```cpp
static StreamGroup MakeGroup(o3dmi_vbg* g, const StreamCommon& c,
                             const StreamFrame* frames, int n,
                             FrameFrontArgs* fa) {
    StreamGroup grp;
    grp.n = n;
    grp.seq = g->stream_seq;
    g->frame_stamp += 1;
    grp.stamp = g->frame_stamp;
    grp.frames = frames;
    const int par = (int)(grp.seq & 1);
    for (int f = 0; f < n; ++f) {
        FrameFrontArgs& a = fa[f];
        a.depth = (const uint16_t*)frames[f].depth;
        a.color = c.with_color ? (const uint8_t*)frames[f].color : nullptr;
        a.rows = c.depth_rows;
        a.cols = c.depth_cols;
        a.color_rows = c.color_rows;
        a.color_cols = c.color_cols;
        a.depth_intrinsic = c.depth_intrinsic;
        a.color_intrinsic = c.color_intrinsic ? c.color_intrinsic
                                              : c.depth_intrinsic;
        a.extrinsic = frames[f].extrinsic;
        a.resolution = (int)g->block_resolution;
        a.voxel_size = g->voxel_size;
        a.sdf_trunc = g->voxel_size * c.trunc;
        a.depth_scale = c.depth_scale;
        a.depth_max = c.depth_max;
        a.stride = 4;
        a.group_stamp = (unsigned long long)grp.stamp;
        a.group_bit = f;
        a.touch_plane = par;
        a.col_lut = g->prep_valid ? g->prep_col : nullptr;
        a.row_lut = g->prep_valid ? g->prep_row : nullptr;
        a.depth_div_short = g->prep_valid && g->prep_div_short;
        a.prep_identity = g->prep_valid && g->prep_identity;
        a.recs = g->recs[par][f];
        a.list = g->lists[par];
        a.list_capacity = g->lists_capacity;
        a.count = g->ring_counters + (grp.seq & 3);
        a.ready = g->ready[par];
        a.tickets = g->front_tickets + 16 * par;
        a.touch_status = (int*)g->stream_status + 4;
        a.prepare_only = false;
    }
    g->stream_seq += 1;
    g->size_bound = o3dmi_hash_capacity(g->block_hashmap);
    return grp;
}

static void MakeIntegArgs(o3dmi_vbg* g, const StreamCommon& c,
                          const StreamGroup& grp, bool prof,
                          IntegrateStreamArgs* ia) {
    const int par = (int)(grp.seq & 1);
    ia->n_frames = grp.n;
    ia->group_stamp = (unsigned long long)grp.stamp;
    ia->touch_plane = par;
    for (int f = 0; f < grp.n; ++f) {
        ia->recs[f] = g->recs[par][f];
        ia->extrinsic[f] = grp.frames[f].extrinsic;
    }
    ia->rows = c.depth_rows;
    ia->cols = c.depth_cols;
    ia->with_color = c.with_color;
    ia->list = g->lists[par];
    ia->ready = g->ready[par];
    ia->count = g->ring_counters + (grp.seq & 3);
    ia->list_capacity = g->lists_capacity;
    ia->grid_hint = g->last_count;
    ia->tsdf = (float*)o3dmi_hash_value_buffer(g->block_hashmap, c.ti);
    ia->weight = o3dmi_hash_value_buffer(g->block_hashmap, c.wi);
    ia->color = c.with_color ? o3dmi_hash_value_buffer(g->block_hashmap, c.ci)
                             : nullptr;
    ia->grid_dtype = c.grid_dtype;
    ia->depth_intrinsic = c.depth_intrinsic;
    ia->resolution = (int)g->block_resolution;
    ia->voxel_size = g->voxel_size;
    ia->sdf_trunc = g->voxel_size * c.trunc;
    ia->depth_max = c.depth_max;
    ia->zero_counter = g->ring_counters + ((grp.seq + 2) & 3);
    ia->size_host = (int*)g->stream_status;
    ia->status_stamp = grp.stamp;
    ia->prof_count = prof ? g->prof_counts + g->prof_max + g->prof_frames
                          : nullptr;
    ia->prof_frame_blocks = prof ? g->prof_counts + g->prof_frames : nullptr;
    ia->prof_map_size =
            prof ? g->prof_counts + 2 * g->prof_max + g->prof_frames : nullptr;
}

static bool StreamPathApplies(const o3dmi_vbg* g, int input_dtype) {
    int ti = g->AttrIndex("tsdf"), wi = g->AttrIndex("weight");
    return input_dtype == O3DMI_U16 && (g->block_resolution % 4) == 0 &&
           ti >= 0 && wi >= 0 && g->attr_dtypes[(size_t)ti] == O3DMI_F32;
}

static int WaitTouchReported(o3dmi_vbg* g, int stamp, hipStream_t s,
                             int* overflow) {
    const auto t0 = std::chrono::steady_clock::now();
    for (;;) {
        int st = PollStreamStatus(g, overflow);
        if (st) return st;
        if (*overflow != 0 || g->touch_seen_stamp - stamp >= 0) return O3DMI_OK;
        if (std::chrono::steady_clock::now() - t0 >
            std::chrono::milliseconds(20)) {
            O3DMI_HIP_CHECK(hipStreamSynchronize(s));
            if ((st = PollStreamStatus(g, overflow))) return st;
            return O3DMI_OK;
        }
    }
}

static int StreamIntegrate(o3dmi_vbg* g, const StreamCommon& c0,
                           const StreamFrame* frames, int n, int group,
                           hipStream_t s) {
    StreamCommon c = c0;
    if (group < 1) group = 1;
    if (group > kMaxGroup) group = kMaxGroup;
    c.frame_new = FrustumBlockBound(
            c.depth_intrinsic, c.depth_rows, c.depth_cols, c.depth_max,
            g->voxel_size * (float)g->block_resolution, 4);
    O3DMI_REQUIRE(c.frame_new > 0, "depth image too small");
    const int64_t group_new = c.frame_new * group;
    c.ti = g->AttrIndex("tsdf");
    c.wi = g->AttrIndex("weight");
    c.ci = g->AttrIndex("color");
    c.with_color = c.ci >= 0 && (int64_t)c.color_rows * c.color_cols > 0 &&
                   n > 0 && frames[0].color != nullptr;
    int st = GridDtype(g, &c.grid_dtype);
    if (st) return st;
    if ((st = EnsureStreamBuffers(g, c.depth_rows, c.depth_cols,
                                  c.frame_new * kMaxGroup)))
        return st;

    if ((st = EnsurePrepTables(g, c.depth_intrinsic, c.color_intrinsic,
                                      c.depth_rows, c.depth_cols,
                                      c.color_rows, c.color_cols,
                                      c.depth_scale, s))) {
        return st;
    }
    (void)PrefetchFastDivision(g->voxel_size * c.trunc, n == 1);
    static const bool strict_only =
            std::getenv("O3DMI_STRICT_CAPACITY") != nullptr;
    const bool allow_est = !strict_only && n > 1;

    struct Pending {
        int stamp, f0;
    };
    std::vector<Pending> pending;
    bool issued = false;
    StreamGroup cur;
    FrameFrontArgs fa[kMaxGroup];
    int f = 0;
    for (;;) {
        int overflow = 0;
        while (f < n && overflow == 0) {
            if (!issued) {
                Issue how;
                if ((st = StreamEnsureCapacity(g, group_new, allow_est, s,
                                               &how, &overflow)))
                    return st;
                if (overflow != 0) break;
                const int m = n - f < group ? n - f : group;
// ... 1876 lines not shown
```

Try it>
Would you please copy every line from the listing above that contains the word "kMaxGroup"?

Result>
    if (group > kMaxGroup) group = kMaxGroup;
                                  c.frame_new * kMaxGroup)))
    FrameFrontArgs fa[kMaxGroup];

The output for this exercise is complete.